@@ -176,11 +240,7 @@
         }
     };
 
-    auto epilogue_block = [&](f32x4 (&acc)[2][2], int blk) {
-        const float mx0 = fmaxf(fmaxf(fmaxf(acc[0][0][0], acc[0][0][1]), fmaxf(acc[0][0][2], acc[0][0][3])),
-                                fmaxf(fmaxf(acc[1][0][0], acc[1][0][1]), fmaxf(acc[1][0][2], acc[1][0][3])));
-        const float mx1 = fmaxf(fmaxf(fmaxf(acc[0][1][0], acc[0][1][1]), fmaxf(acc[0][1][2], acc[0][1][3])),
-                                fmaxf(fmaxf(acc[1][1][0], acc[1][1][1]), fmaxf(acc[1][1][2], acc[1][1][3])));
+    auto epilogue_block = [&](f32x4 (&acc)[2][2], int blk, float mx0, float mx1) {
         if (__builtin_expect(__ballot((int)(mx0 > thr[0]) | (int)(mx1 > thr[1])) != 0ull, 0)) {
             const unsigned thr_addr = thr_addr_of(lane_id_here());
             const int base = blk * V3_DB + (int)((thr_addr >> 6) & 12u);
@@ -209,26 +269,38 @@
         }
     };
 
-    auto block = [&](bool refresh, int blk, int stage, const unsigned char* pbase, int pstage) {
-        if (idle_wave) {
-            refresh_thresholds(false);
-            issue(pbase, pstage);
-            arrive();
-            return;
+    const int first_ragged = (int)(p.ntotal / V3_DB < 0x7fffffff ? p.ntotal / V3_DB : 0x7fffffff);
+    auto block = [&](int refresh_word, int blk, int stage, const unsigned char* pbase, int pstage) {
+        const bool refresh = refresh_word != 0;
+        if constexpr (!ONE_PASS) {
+            if (idle_wave) {
+                refresh_thresholds(false);
+                issue(pbase, pstage);
+                arrive(1);
+                return;
+            }
         }
         const unsigned char* sa = smem + stage * STAGE_BYTES;
-        const int rd0 = rd0_of(lane_id_here());
+        const int rd0 = ONE_PASS ? 0 : rd0_of(lane_id_here());
         auto lds_frag = [&](int t) {
             const int half = t / KS32, s = t % KS32;
+            if constexpr (ONE_PASS) {
+                typedef const __attribute__((address_space(3))) bf16x8 lds_frag_t;
+                return *(lds_frag_t*)(size_t)(((s & 1) ? rd_odd : rd_even) + (unsigned)(half * 2048 + (s >> 1) * 4096));
+            }
             const int off = half * 2048 + (s >> 1) * 4096 + ((s & 1) ? (rd0 ^ 64) : rd0);
             return *reinterpret_cast<const bf16x8*>(sa + off);
         };
         bf16x8 ar[AD];
 #pragma unroll
         for (int t = 0; t < AD; ++t) ar[t] = lds_frag(t);
-        refresh_thresholds(refresh);
+        if constexpr (DUMMY_FETCH) {
+            refresh_thresholds(refresh);
+        } else {
+            if (__builtin_expect(refresh, 0)) refresh_thresholds(true);
+        }
         __builtin_amdgcn_sched_barrier(0);
-        const bool ragged = (int64_t)(blk + 1) * V3_DB > p.ntotal;
+        const bool ragged = ONE_PASS ? blk >= first_ragged : (int64_t)(blk + 1) * V3_DB > p.ntotal;
         auto mask_ragged = [&](f32x4 (&a)[2], int half) {
             const int base = blk * V3_DB + 16 * half + 4 * (int)(lane_id_here() >> 4);
 #pragma unroll
@@ -239,6 +311,9 @@
                 }
         };
         f32x4 accs[2][2];
+        float mh[2] = {0.f, 0.f};
+        auto half_max = [&](const f32x4& a) { return max3_raw(max3_raw(a[0], a[1], a[2]), a[3], a[3]); };
+        auto block_max = [&](float m, const f32x4& a) { return max3_raw(max3_raw(m, a[0], a[1]), a[2], a[3]); };
 #pragma unroll
         for (int half = 0; half < 2; ++half) {
             f32x4(&acc)[2] = accs[half];
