diff --git a/singlet_amd/csrc/kernels_dense.hip b/singlet_amd/csrc/kernels_dense.hip
--- a/singlet_amd/csrc/kernels_dense.hip
+++ b/singlet_amd/csrc/kernels_dense.hip
@@ -2,10 +2,18 @@
 
 typedef double d4 __attribute__((ext_vector_type(4)));
 
-template <int NT>
-__global__ __launch_bounds__(256) void gram_mfma_kernel(const double* __restrict__ F, int k, int64_t cols,
-                                                        int64_t cols_per_block, double* __restrict__ part) {
+#ifndef SGL_GRAM_AHEAD
+#define SGL_GRAM_AHEAD 2
+#endif
+template <bool SCALE> struct gram_operand { typedef const double* __restrict__ ptr; };
+template <> struct gram_operand<true> { typedef double* ptr; };
+
+template <int NT, bool SCALE>
+__global__ __launch_bounds__(256) void gram_mfma_kernel(typename gram_operand<SCALE>::ptr F, int k, int64_t cols,
+                                                        int64_t cols_per_block, const double* __restrict__ d,
+                                                        double* __restrict__ part) {
     constexpr int NTILES = NT * (NT + 1) / 2;
+    constexpr int AH = SGL_GRAM_AHEAD;
     const int lane = threadIdx.x & 63, wave = threadIdx.x >> 6;
     const int r16 = lane & 15, kk = lane >> 4;
     const int64_t c_begin = (int64_t)blockIdx.x * cols_per_block;
@@ -16,22 +24,56 @@
 #pragma unroll
     for (int t = 0; t < NTILES; ++t) acc[t] = d4{0, 0, 0, 0};
 
-    for (int64_t c = c_begin + 4 * wave; c < c_end; c += 16) {
-        const int64_t cc = c + kk;
-        double f[NT];
-#pragma unroll
-        for (int b = 0; b < NT; ++b) {
-            const int row = b * 16 + r16;
-            f[b] = (cc < c_end && row < k) ? F[cc * k + row] : 0.0;
-        }
-        int t = 0;
-#pragma unroll
-        for (int bi = 0; bi < NT; ++bi)
-#pragma unroll
-            for (int bj = 0; bj <= bi; ++bj) {
-                acc[t] = __builtin_amdgcn_mfma_f64_16x16x4f64(f[bi], f[bj], acc[t], 0, 0, 0);
-                ++t;
+    double dv[NT];
+#pragma unroll
+    for (int b = 0; b < NT; ++b) {
+        const int row = b * 16 + r16;
+        dv[b] = (SCALE && row < k) ? d[row] : 1.0;
+    }
+
+    double q[AH + 1][NT];
+    int64_t roff[NT];
+#pragma unroll
+    for (int b = 0; b < NT; ++b) roff[b] = (b * 16 + r16 < k) ? b * 16 + r16 : k - 1;
+    if (c_begin < c_end) {
+#pragma unroll
+        for (int a = 0; a < AH; ++a) {
+            const int64_t cc = c_begin + 4 * wave + 16 * a + kk;
+            const int64_t cl = (cc < c_end) ? cc : c_end - 1;
+#pragma unroll
+            for (int b = 0; b < NT; ++b) q[a][b] = F[cl * k + roff[b]];
+        }
+    }
+    for (int64_t c = c_begin + 4 * wave; c < c_end;) {
+#pragma unroll
+        for (int j = 0; j <= AH; ++j) {
+            if (c >= c_end) break;
+            const int64_t cc = c + kk, cn = cc + 16 * AH;
+            const int64_t cl = (cn < c_end) ? cn : c_end - 1;
+            double* nxt = q[(j + AH) % (AH + 1)];
+#pragma unroll
+            for (int b = 0; b < NT; ++b) nxt[b] = F[cl * k + roff[b]];
+            double f[NT];
+#pragma unroll
+            for (int b = 0; b < NT; ++b) {
+                const bool mine = cc < c_end && b * 16 + r16 < k;
+                f[b] = q[j][b];
+                if constexpr (SCALE) {
+                    f[b] = f[b] / dv[b];
+                    if (mine) F[cc * k + b * 16 + r16] = f[b];
+                }
+                f[b] = mine ? f[b] : 0.0;
             }
+            int t = 0;
+#pragma unroll
+            for (int bi = 0; bi < NT; ++bi)
+#pragma unroll
+                for (int bj = 0; bj <= bi; ++bj) {
+                    acc[t] = __builtin_amdgcn_mfma_f64_16x16x4f64(f[bi], f[bj], acc[t], 0, 0, 0);
+                    ++t;
+                }
+            c += 16;
+        }
     }
 
     __shared__ double sm[4][64 * 4];
@@ -232,24 +274,32 @@
 
 int k_gram_big_partials(hipStream_t s, const double* F, int k, int64_t cols, int64_t cols_per_block, int nblocks, double* part);
 
-int k_gram(sgl_ctx* c, const double* F, int k, int64_t cols, double* G, double diag_add) {
-    if (k <= 0 || k > SGL_MAX_K) { sgl_set_error("k_gram: k=%d out of range", k); return SGL_EINVAL; }
+static void gram_partition(int k, int64_t cols, bool big_mfma, int* nblocks_out, int64_t* cpb_out) {
     int nblocks = (int)((cols + 255) / 256);
     if (nblocks > 1024) nblocks = 1024;
-    const bool big_mfma = k > 128 && k <= 256 && !getenv("SGL_GRAM_BIG_VALU");
     if (k > 128 && nblocks > (big_mfma ? 512 : 128)) nblocks = big_mfma ? 512 : 128;
     if (nblocks < 1) nblocks = 1;
     int64_t cpb = (cols + nblocks - 1) / nblocks;
     cpb = (cpb + 15) / 16 * 16;
     nblocks = (int)((cols + cpb - 1) / cpb);
     if (nblocks < 1) nblocks = 1;
+    *nblocks_out = nblocks;
+    *cpb_out = cpb;
+}
+
+int k_gram(sgl_ctx* c, const double* F, int k, int64_t cols, double* G, double diag_add) {
+    if (k <= 0 || k > SGL_MAX_K) { sgl_set_error("k_gram: k=%d out of range", k); return SGL_EINVAL; }
+    const bool big_mfma = k > 128 && k <= 256 && !getenv("SGL_GRAM_BIG_VALU");
+    int nblocks;
+    int64_t cpb;
+    gram_partition(k, cols, big_mfma, &nblocks, &cpb);
     SGLCHK(sgl_ws_reserve(c, sizeof(double) * sgl_partial_ws(nblocks, k * k)));
     hipStream_t s = c->stream;
     const int NT = (k + 15) / 16;
-    if (NT == 1) gram_mfma_kernel<1><<<dim3(nblocks), dim3(256), 0, s>>>(F, k, cols, cpb, c->ws);
-    else if (NT == 2) gram_mfma_kernel<2><<<dim3(nblocks), dim3(256), 0, s>>>(F, k, cols, cpb, c->ws);
-    else if (NT == 3) gram_mfma_kernel<3><<<dim3(nblocks), dim3(256), 0, s>>>(F, k, cols, cpb, c->ws);
-    else if (NT == 4) gram_mfma_kernel<4><<<dim3(nblocks), dim3(256), 0, s>>>(F, k, cols, cpb, c->ws);
+    if (NT == 1) gram_mfma_kernel<1, false><<<dim3(nblocks), dim3(256), 0, s>>>(F, k, cols, cpb, nullptr, c->ws);
+    else if (NT == 2) gram_mfma_kernel<2, false><<<dim3(nblocks), dim3(256), 0, s>>>(F, k, cols, cpb, nullptr, c->ws);
+    else if (NT == 3) gram_mfma_kernel<3, false><<<dim3(nblocks), dim3(256), 0, s>>>(F, k, cols, cpb, nullptr, c->ws);
+    else if (NT == 4) gram_mfma_kernel<4, false><<<dim3(nblocks), dim3(256), 0, s>>>(F, k, cols, cpb, nullptr, c->ws);
     else if (NT == 5) gram_mfma_split_kernel<5><<<dim3(nblocks), dim3(256), 0, s>>>(F, k, cols, cpb, c->ws);
     else if (NT == 6) gram_mfma_split_kernel<6><<<dim3(nblocks), dim3(256), 0, s>>>(F, k, cols, cpb, c->ws);
     else if (NT == 7) gram_mfma_split_kernel<7><<<dim3(nblocks), dim3(256), 0, s>>>(F, k, cols, cpb, c->ws);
▬▬▬
*WORK ORDER:*
Retype the records above exactly, from their first line through the line that contains "const float mx0", and stop there.

*REPLY:*
@@ -176,11 +240,7 @@
         }
     };
 
-    auto epilogue_block = [&](f32x4 (&acc)[2][2], int blk) {
-        const float mx0 = fmaxf(fmaxf(fmaxf(acc[0][0][0], acc[0][0][1]), fmaxf(acc[0][0][2], acc[0][0][3])),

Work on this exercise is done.